Most impacts of minor drug manufacturing are clinically undetectable. Many of us have probably caught ourselves thinking that from time to time, especially when trying to stay between the lines of a particularly twitchy specification.
I'm not referencing my own late-night musings here, though, or recalling a whispered bar-room heresy.
This is, rather, what Janet Woodcock, MD, said in one of her first presentations as the US Food and Drug Administration's first Chief Medical Officer, delivering the keynote address to this year's IFPAC meeting (held in Baltimore at the end of January).

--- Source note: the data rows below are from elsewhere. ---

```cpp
int sober_level_class_wpt(int n_rows, int64_t e_total, int S);
int sober_level_class_slots(int wpt);
int sober_level_reduce_mfma_wpt(int kind, const double* rows, int n_rows, const double* cand, int da,
                                const int32_t* idx, int64_t count, int S, const double* mu, const double* wmul,
                                double outputscale, int wpt, int n_chunks, double* partG, int ldg, double* partTot,
                                void* stream);
int sober_class_sum(const double* partG, const double* partTot, int n_chunks, int n_rows, int S, int CL,
                    double* Gc, double* totc, double* G, double* tot, void* stream);
int sober_class_derive_queued(const double* Gc, const double* totc, int n_rows, int S, int CL, const double* scale,
                              const int32_t* sof, double* Gn, double* totn, double* G, double* tot, const int64_t* dR,
                              void* stream);
int sober_level_update_queued_ex(const int32_t* idx_cur, int64_t R_ub, int S, const int32_t* keep_rank,
                                 const double* w_star, const double* tot, double* mu, int32_t* idx_new,
                                 const int64_t* dR_cur, int64_t* dR_next, int64_t R_ub_next, int need_keep,
                                 double* cls_scale, int32_t* cls_sof, int64_t R_known, void* stream);
int sober_level_update_queued_cls(const int32_t* idx_cur, int64_t R_ub, int S, const int32_t* keep_rank,
                                  const double* w_star, const double* tot, double* mu, int32_t* idx_new,
                                  const int64_t* dR_cur, int64_t* dR_next, int64_t R_ub_next, int need_keep,
                                  double* cls_scale, int32_t* cls_sof, void* stream);
#define SOBER_CLASS_MAX_DEPTH 4
int sober_level_class_depth(int variant, int n_rows, int64_t R, int S);

int64_t sober_kmeans_ws_bytes(int64_t N, int d, int K);
int64_t sober_kmeans_stat_offset(int64_t N, int d, int K);
int64_t sober_kmeans_ws_bytes_screened(int64_t N, int d, int K);
int sober_kmeans_lloyd(const double* X, int64_t N, int d, int K, int iters,
                       double* centroids, int32_t* labels, void* ws, int64_t ws_bytes, void* stream);

int sober_predict_fused_supported(int kind, int n_obs, int dt);
int sober_predict_fused(int kind, const void* obs, const double* obs_norm, int n_obs, const void* cand,
                        const double* cand_norm, int64_t N, int dt, double outputscale, const double* W, int ldw,
                        const double* alpha, double c0, double kxx_const, double noise, double* mean_out, double* var_out,
                        double eta, const double* eta_ptr, double* lfi_out, int log_flag, void* stream);
int sober_predict_fused_root(int kind, const void* obs, const double* obs_norm, int n_obs, const void* cand,
                             const double* cand_norm, int64_t N, int dt, double outputscale, const double* St, int ldst,
                             const int32_t* tri_flag, const double* alpha, double c0, double kxx_const, double noise,
                             double* mean_out, double* var_out, double eta, const double* eta_ptr, double* lfi_out, int log_flag,
                             void* stream);
int sober_predict_finish(const double* KX, const double* V, int n_obs, int64_t N, int64_t ld,
                         const double* mean, double kxx_const, const double* norms, double outputscale,
                         double noise, double* var_out, double eta, double* lfi_out, int log_flag,
                         void* stream);

int64_t sober_reduce_ws_bytes(int64_t n);
int sober_cleansing_weights(double* w, int64_t n, double eps, void* ws, int64_t ws_bytes, void* stream);

int sober_wkde_draw(const double* eps, int64_t n, int d, const int32_t* comp, const double* Xobs, int ldx,
                    const double* L, const double* lo, const double* hi, double* x, int32_t* inside,
                    void* stream);

int sober_level_gather(const double* Kmat, int n_rows, int64_t ldk, const int32_t* idx, int64_t pos0,
                       int64_t count, int S, const double* mu, const double* wmul, int n_chunks,
                       double* partG, int ldg, int col0, double* partTot, int64_t tot_limit, void* stream);

int sober_gspace_finish(double* K, const double* corr, int64_t n, int m, int64_t ldk, int64_t ldc,
                        const double* mug_cand, const double* mug_rows, void* stream);

#define SOBER_LEVEL_VALU        0
#define SOBER_LEVEL_MFMA        1
#define SOBER_LEVEL_GATHER      2
#define SOBER_LEVEL_TANI        3
#define SOBER_LEVEL_MAX_CHUNKS  64
#define SOBER_LEVEL_XS          16
typedef struct sober_level_job {
    int32_t variant, kind;
    const void* rows;   const double* rows_norm;
    const void* cand;   const double* cand_norm;
    int32_t n_rows, dim;
    int64_t kmat_ld;
    const double* wmul; double outputscale;
    int32_t S, n;
    const double* P;
    double *partG, *partTot, *extraG, *extraTot;
    double *G, *Xtr, *tot;
    double *X_tmp;
    int32_t* keep_rank;
    double *w_star, *mu_out;
    void* car_ws; int64_t car_ws_bytes;
    int32_t* h_flags;
    void* ev[4];
    const int32_t* idx; int64_t pos0, count, E;
    double* mu;
    int32_t phase;
    int64_t* dR; int64_t* h_dR;
    int32_t car_mode;
    uint64_t ev_used[2];
    int32_t class_depth;
    double* Gc[2]; double* totc[2];
    double* cls_scale; int32_t* cls_sof;
} sober_level_job;
#define SOBER_LEVEL_QUEUE 24
int sober_level_moments(const sober_level_job* job, void* stream);
int sober_level_car(const sober_level_job* job, void* stream);
int sober_level_car_retry(sober_level_job* job, void* stream);
#define SOBER_E_NOPROGRESS -4
int sober_level_loop(sober_level_job* job, int64_t R, int32_t* idx_a, int32_t* idx_b, int first_sums_ready,
                     void** events, int max_levels, int64_t* level_R, int32_t* n_levels, int64_t* R_final,
                     int32_t* in_b, void* stream);
typedef struct sober_obj_job {
    const double* obj;
    double* X_tmp;
    double* ocol;
    int32_t* kr1; double* w1; int32_t* nk1;
    double* null_row;
    int32_t* status;
} sober_obj_job;
int sober_obj_job_size(void);
int sober_level_loop_obj(sober_level_job* job, const sober_obj_job* obj_job, int64_t R, int32_t* idx_a, int32_t* idx_b,
                         int first_sums_ready, int max_levels, int64_t* level_R, int32_t* n_levels, int64_t* R_final,
                         int32_t* in_b, void* stream);
typedef int (*sober_allreduce_fn)(void* comm, double* buf, int64_t n, void* stream);
int sober_level_loop_sharded(sober_level_job* job, int rank, int world, int64_t* bounds, int32_t* idx_a,
                             int32_t* idx_b, int first_sums_ready, sober_allreduce_fn allreduce, void* comm,
                             int64_t R_stop, int max_levels, int64_t* level_R, int32_t* n_levels, int32_t* in_b,
                             void* stream);
int sober_rccl_load(const char* path);
int sober_rccl_unique_id(char* out128);
int sober_rccl_comm_init(const char* id128, int rank, int world, void** comm);
int sober_rccl_comm_destroy(void* comm);
int sober_rccl_allreduce_f64(void* comm, double* buf, int64_t n, void* stream);
int64_t sober_rccl_allreduce_ptr(void);

int64_t sober_peer_region_bytes(int64_t n_max);
int sober_peer_create(int rank, int world, int64_t n_max, void** comm, char* handle64);
int sober_peer_connect(void* comm, const char* handles);
int sober_peer_connect_ptrs(void* comm, void* const* regions);
int64_t sober_peer_region(void* comm);
int sober_peer_set_spin_limit(void* comm, unsigned spin_limit);
int sober_peer_allreduce_f64(void* comm, double* buf, int64_t n, void* stream);
int64_t sober_peer_allreduce_ptr(void);
int sober_peer_status(void* comm, double* restore, int64_t n, void* stream);
int sober_peer_destroy(void* comm);

int sober_level_final(const sober_level_job* job, const void* rows_sc, const double* rows_norm, const void* cand_sc,
                      const double* cand_norm, int dt, const int32_t* idx, int R, int64_t N, int64_t row_offset,
                      double* K, double* mu_live, int64_t* out_idx, double* out_w, void* stream);
int sober_plan_rows(int kind, const double* X_nys, int M, int64_t ld_nys, const double* X_obs, int n_obs,
                    int64_t ld_obs, int d, const double* lengthscale, int ls_len, double outputscale,
                    const double* S_cache, int ld_s, double* rows, int dt, double* Kall, double* W, double* T,
                    double* G, void* stream);

typedef struct sober_final_job {
    const void* rows_sc; const double* rows_norm;
    const void* cand_sc; const double* cand_norm;
    int32_t dt, done;
    int64_t N, row_offset;
    double *K, *mu_live;
    int64_t* out_idx; double* out_w;
    const double* cand_raw; int64_t ld_raw; int32_t d_raw, ls_len; const double* ls; double* sc_buf;
} sober_final_job;
int sober_level_final_job(const sober_level_job* job, const sober_final_job* final, const int32_t* idx, int R, void* stream);
int sober_final_job_size(void);
int sober_level_loop_final(sober_level_job* job, sober_final_job* final, int64_t R, int32_t* idx_a, int32_t* idx_b,
                           int first_sums_ready, void** events, int max_levels, int64_t* level_R, int32_t* n_levels,
                           int64_t* R_final, int32_t* in_b, void* stream);
int sober_projection(const double* Ut, int s, int M, const double* mean, const double* T, int n_obs, double* P,
                     void* stream);

typedef struct sober_nystrom_job {
    int32_t M, s, n_rungs, niter, probe_mc;
    int32_t reserved0;
    const double* G;
    const double* shifts;
    const double* R;
    double* C;
    double* chol_work;
    void* probe_ws; int64_t probe_ws_bytes;
    double* Y[2];
    double* Gm;
    double* xinv;
    void* flags_block; int64_t flags_bytes;
    void* h_flags_block;
    double* Ut;
    const double* T; int32_t n_obs;
    const double* mean_nys; double* P;
} sober_nystrom_job;
int64_t sober_nystrom_flags_bytes(int n_rungs, int niter);
int sober_nystrom_basis(const sober_nystrom_job* job, int phase, void* stream);

int sober_set_launch_events(void* start, void* stop);
int sober_record_event_pair(void* ev0, void* ev1, void* stream);

#ifdef __cplusplus
}
#endif
#endif
```

### sober_amd/_engine.py

```python
from __future__ import annotations

import os
import time
import warnings
from typing import Optional

import numpy as np
import torch

from . import _native as nat
from ._utils import SafeTensorOperator


class SoloComm:
    rank, world = 0, 1

    def allreduce_sum(self, *tensors):
        return

    def allgather_counts(self, n: int):
        return [n]

    def allgather_rows(self, t: torch.Tensor, counts):
        return t
# ... 152 lines not shown
    lm = len(w_star)
    plis = w_null > 0
    alpha = torch.zeros(lm, dtype=dt)
    alpha[plis] = w_star[plis] / w_null[plis]
    idx_sp = torch.arange(lm)[plis]
    idx_sp = idx_sp[torch.argmin(alpha[plis])]
    w_star = w_star - alpha[idx_sp] * w_null
    w_star[idx_sp] = 0.0
    keep = w_star > 0
    return w_star[keep], idx_star[keep]


def survivors_before(p: int, S: int, E: int, kept_prefix, n_keep: int, last_kept: bool) -> int:
    ES = E * S
    if p <= ES:
        return (p // S) * n_keep + kept_prefix[p % S]
    return E * n_keep + ((p - ES) if last_kept else 0)
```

We all worry, properly, about a 10% variation in API load, and dread a 15% error. But how, Dr. Woodcock asked, do manufacturing variations—the variations we spend so much time and money to control—how do they really compare with the errors built into the rest of the healthcare delivery system?
Sources of variation
Consider a fairly routine 1.5 × patient-to-patient variation in size or liver function. Consider the variations in uptake and excretion that come with age.
Consider, she said, the 4 × variation in therapeutic effect stemming from genetic variations.
And consider, finally, the variations in doctors' prescribing habits and patients' compliance (where some patients don't skip more doses than they take, while others take extra on the if-some-is-good-then-more-must-be-better principle).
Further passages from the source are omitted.